## Problem to solve
The required answer is every line of the data containing the word "kFastBits".

## Data supplied

┏━━

# SludgePhD/Compeg

Measured on AMD Instinct MI355X. Metric: Mpixels/s decoded (4K 4:2:2 restart-interval baseline JPEG -> RGBA8 in HBM), higher is better.
Workload: dtype u32 bit-reader / i16 levels / f32 IDCT / u8 RGBA

## Files before the change

compeg_amd/csrc/desc.cpp:

```cpp
#include <cstdlib>
#include <cstring>
#include <vector>

#include "device_types.h"
#include "front.h"
#include "kernels_body.h"
#include "coop_body.h"

namespace compeg {

void fill_desc(const ImageData &img, ImageDesc &d);
void fill_coop(const ImageData &img, ImageDesc &d);
uint32_t max_wave_span(const uint32_t *starts, size_t nstarts, size_t nwords, uint32_t intervals, uint32_t group);
bool walk_state_shared(const ImageDesc &a, const ImageDesc &b);

void fill_desc(const ImageData &img, ImageDesc &d)
{
    d.walk = nullptr;
    const Metadata &md = img.metadata;
    memset(&d, 0, sizeof d);
    d.l2_entries = uint32_t(img.l2.size());
    d.fast_off = uint32_t((img.l2.size() + 1) & ~size_t(1));
    d.standard_entropy = (img.flags & COMPEG_PARSE_STANDARD_ENTROPY) ? 1u : 0u;
    d.total_intervals = md.total_restart_intervals;
    d.restart_interval = md.restart_interval;
    d.dus_per_mcu = md.dus_per_mcu;
    d.width_mcus = md.width_mcus;
    d.mcu_w = md.max_hsample * 8;
    d.mcu_h = md.max_vsample * 8;
    d.total_dus = img.total_dus();
    uint32_t k = 0;
    for (uint32_t c = 0; c < 3; c++) {
        const Component &cm = md.components[c];
        d.du_base[c] = k;
        for (uint32_t i = 0; i < cm.hsample * cm.vsample && k < kMaxDusPerMcu; i++, k++)
            d.comp_of_du |= c << (2 * k);
        d.dc_table[c] = cm.dchuff < 4 ? cm.dchuff : 4;
        d.ac_table[c] = cm.achuff < 4 ? cm.achuff : 4;
        d.fast_table[c] = (cm.achuff == 1 || cm.achuff == 3) ? cm.achuff >> 1 : 2;
        d.dc_quant[c] = md.qtables[cm.qtable & 3][0];
        d.hsample[c] = cm.hsample;
        d.vsample[c] = cm.vsample;
        for (int z = 0; z < kRetained; z++)
            d.quant[c][z] = float(md.qtables[cm.qtable & 3][z]);
        d.dc_fast_table[c] = (cm.dchuff == 0 || cm.dchuff == 2) ? cm.dchuff >> 1 : 2;
    }
    fill_coop(img, d);
    d.total_mcus = img.total_mcus();
    const bool is422 = md.dus_per_mcu == 4 && md.components[0].hsample == 2 && md.components[0].vsample == 1 &&
                       md.components[1].hsample == 1 && md.components[1].vsample == 1 &&
                       md.components[2].hsample == 1 && md.components[2].vsample == 1;
    bool ok = is422 && md.restart_interval != 0 && md.restart_interval <= (1u << 18) && d.zero_du_ok != 0;
    if (ok) {
        const uint32_t pair0 = (d.dc_fast_table[0] & 1u) | ((d.fast_table[0] & 1u) << 1);
        uint32_t pair1 = pair0;
        for (uint32_t c = 1; c < 3; c++) {
            const uint32_t pr = (d.dc_fast_table[c] & 1u) | ((d.fast_table[c] & 1u) << 1);
            if (pr != pair0 && pair1 == pair0)
                pair1 = pr;
            ok = ok && (pr == pair0 || pr == pair1);
        }
    }
    for (uint32_t c = 0; c < 3 && ok; c++) {
        ok = d.fast_table[c] < 2 && d.dc_fast_table[c] < 2;
        const uint16_t *l1 = img.l1 + size_t(d.dc_table[c] & 3u) * 256;
        for (uint32_t i = 0; i < 256 && ok; i++) {
            const uint16_t e = l1[i];
            if (!(e & 0x8000u)) {
                ok = (e & 0xffu) <= 15u;
                continue;
            }
            for (uint32_t j = 0; j < 256 && ok; j++) {
                const size_t idx = size_t(e & 0x7fffu) + j;
                ok = idx >= img.l2.size() || (img.l2[idx] & 0xffu) <= 15u;
            }
        }
    }
    d.mcu_ok = ok ? 1u : 0u;
}

void fill_coop(const ImageData &img, ImageDesc &d)
{
    const Metadata &md = img.metadata;
    d.coop_ok = 0;
    d.zero_du_ok = 0;
    memset(d.zero_du, 0, sizeof d.zero_du);
    const bool is422 = md.dus_per_mcu == 4 && md.components[0].hsample == 2 && md.components[0].vsample == 1 &&
                       md.components[1].hsample == 1 && md.components[1].vsample == 1 &&
                       md.components[2].hsample == 1 && md.components[2].vsample == 1;
    if (!is422 || md.restart_interval == 0)
        return;
    for (uint32_t c = 0; c < 3; c++)
        if (d.fast_table[c] >= 2 || d.dc_fast_table[c] >= 2)
            return;
    std::vector<uint16_t> l1(kL1Entries, 0);
    memcpy(l1.data(), img.l1, sizeof img.l1);
    const uint32_t none[4] = {0, 0, 0, 0};
    ImageDesc t = d;
    t.l2 = img.l2.data();
    t.words = nullptr;
    t.nwords = 0;
    HuffShared s{};
    s.l1 = l1.data();
    s.l2 = img.l2.empty() ? l1.data() : img.l2.data();
    s.l2_staged = uint32_t(img.l2.size());
    s.win = none;
    s.win_base = 0;
    s.win_len = 4;
    for (uint32_t c = 0; c < 3; c++) {
        PrefetchReader r;
        r.buf = 0;
        r.left = 0x80000000u;
        r.next_word = 0;
        r.pre = 0;
        ImageDesc tq = t;
        tq.standard_entropy = 0;
        const int32_t diff = decode_dc_diff(r, tq, s, d.dc_table[c] * 256u);
        if (diff < -32767 || diff > 32767)
            return;
        int16_t slot[kDuSlotBytes / 2] = {0};
        decode_ac_loop<false>(r, tq, s, d.ac_table[c] * 256u, slot);
        d.zero_du[c][0] = int16_t(diff);
        for (int z = 1; z < kRetained; z++)
            d.zero_du[c][z] = slot[z];
    }
    d.zero_du_ok = 1;
    d.coop_ok = md.restart_interval <= kCoopMaxRestart ? 1u : 0u;
}

bool walk_state_shared(const ImageDesc &a, const ImageDesc &b)
// ... 25 lines not shown
```

compeg_amd/csrc/device_types.h:

```cpp
#pragma once

#include <cstdint>

namespace compeg {

constexpr int kWave = 64;
constexpr int kRetained = 32;
constexpr int kMaxDusPerMcu = 6;
constexpr uint32_t kStripMcus = 32;

constexpr uint32_t kFastBits = 11;
constexpr uint32_t kFastEntries = 1u << kFastBits;
constexpr uint32_t kFastAdvEob = 64;
constexpr uint32_t kFastEscape = 15u;

constexpr uint32_t fast_entry(uint32_t ref, uint32_t zrl_advance)
{
    return (((ref & 0xffu) == 0u ? kFastAdvEob : ((ref & 0xffu) == 0xf0u ? zrl_advance : ((ref >> 4) & 15u) + 1u)) << 9) |
           ((((ref >> 8) & 31u) + (ref & 15u)) << 4) | (ref & 15u);
}

constexpr uint32_t kDcFastBits = 9;
constexpr uint32_t kDcFastEntries = 1u << kDcFastBits;

#ifndef CG_COOP_LEAN_MAX
#define CG_COOP_LEAN_MAX 40
#endif
constexpr uint32_t kCoopLeanMaxRestart = CG_COOP_LEAN_MAX;
struct CoopShape {
    uint32_t dpi, ipw, rounds, lpi, count, list_cap;
};
constexpr uint32_t kCoopSlotListCap = 20;
constexpr CoopShape coop_shape(uint32_t restart_interval, uint32_t waves)
{
    CoopShape sh{};
    sh.dpi = 4u * restart_interval;
    const uint32_t room = uint32_t(kWave) * (waves ? waves : 1u);
    sh.ipw = (sh.dpi != 0u && sh.dpi <= room) ? room / sh.dpi : 1u;
    sh.rounds = (sh.ipw * sh.dpi + uint32_t(kWave) - 1u) / uint32_t(kWave);
    const uint32_t share = (sh.dpi + (waves ? waves : 1u) - 1u) / (waves ? waves : 1u);
    const uint32_t fit = uint32_t(kWave) / sh.ipw;
    sh.lpi = share < fit ? (share ? share : 1u) : fit;
    sh.count = 1u + (sh.lpi - 1u) / 4u;
    const uint32_t per_sub = (sh.dpi + sh.count - 1u) / sh.count;
    sh.list_cap = (restart_interval > kCoopLeanMaxRestart && per_sub > 10u) ? ((per_sub + 15u) & ~3u) : kCoopSlotListCap;
    return sh;
}
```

┗━━

## The answer
constexpr uint32_t kFastBits = 11;
constexpr uint32_t kFastEntries = 1u << kFastBits;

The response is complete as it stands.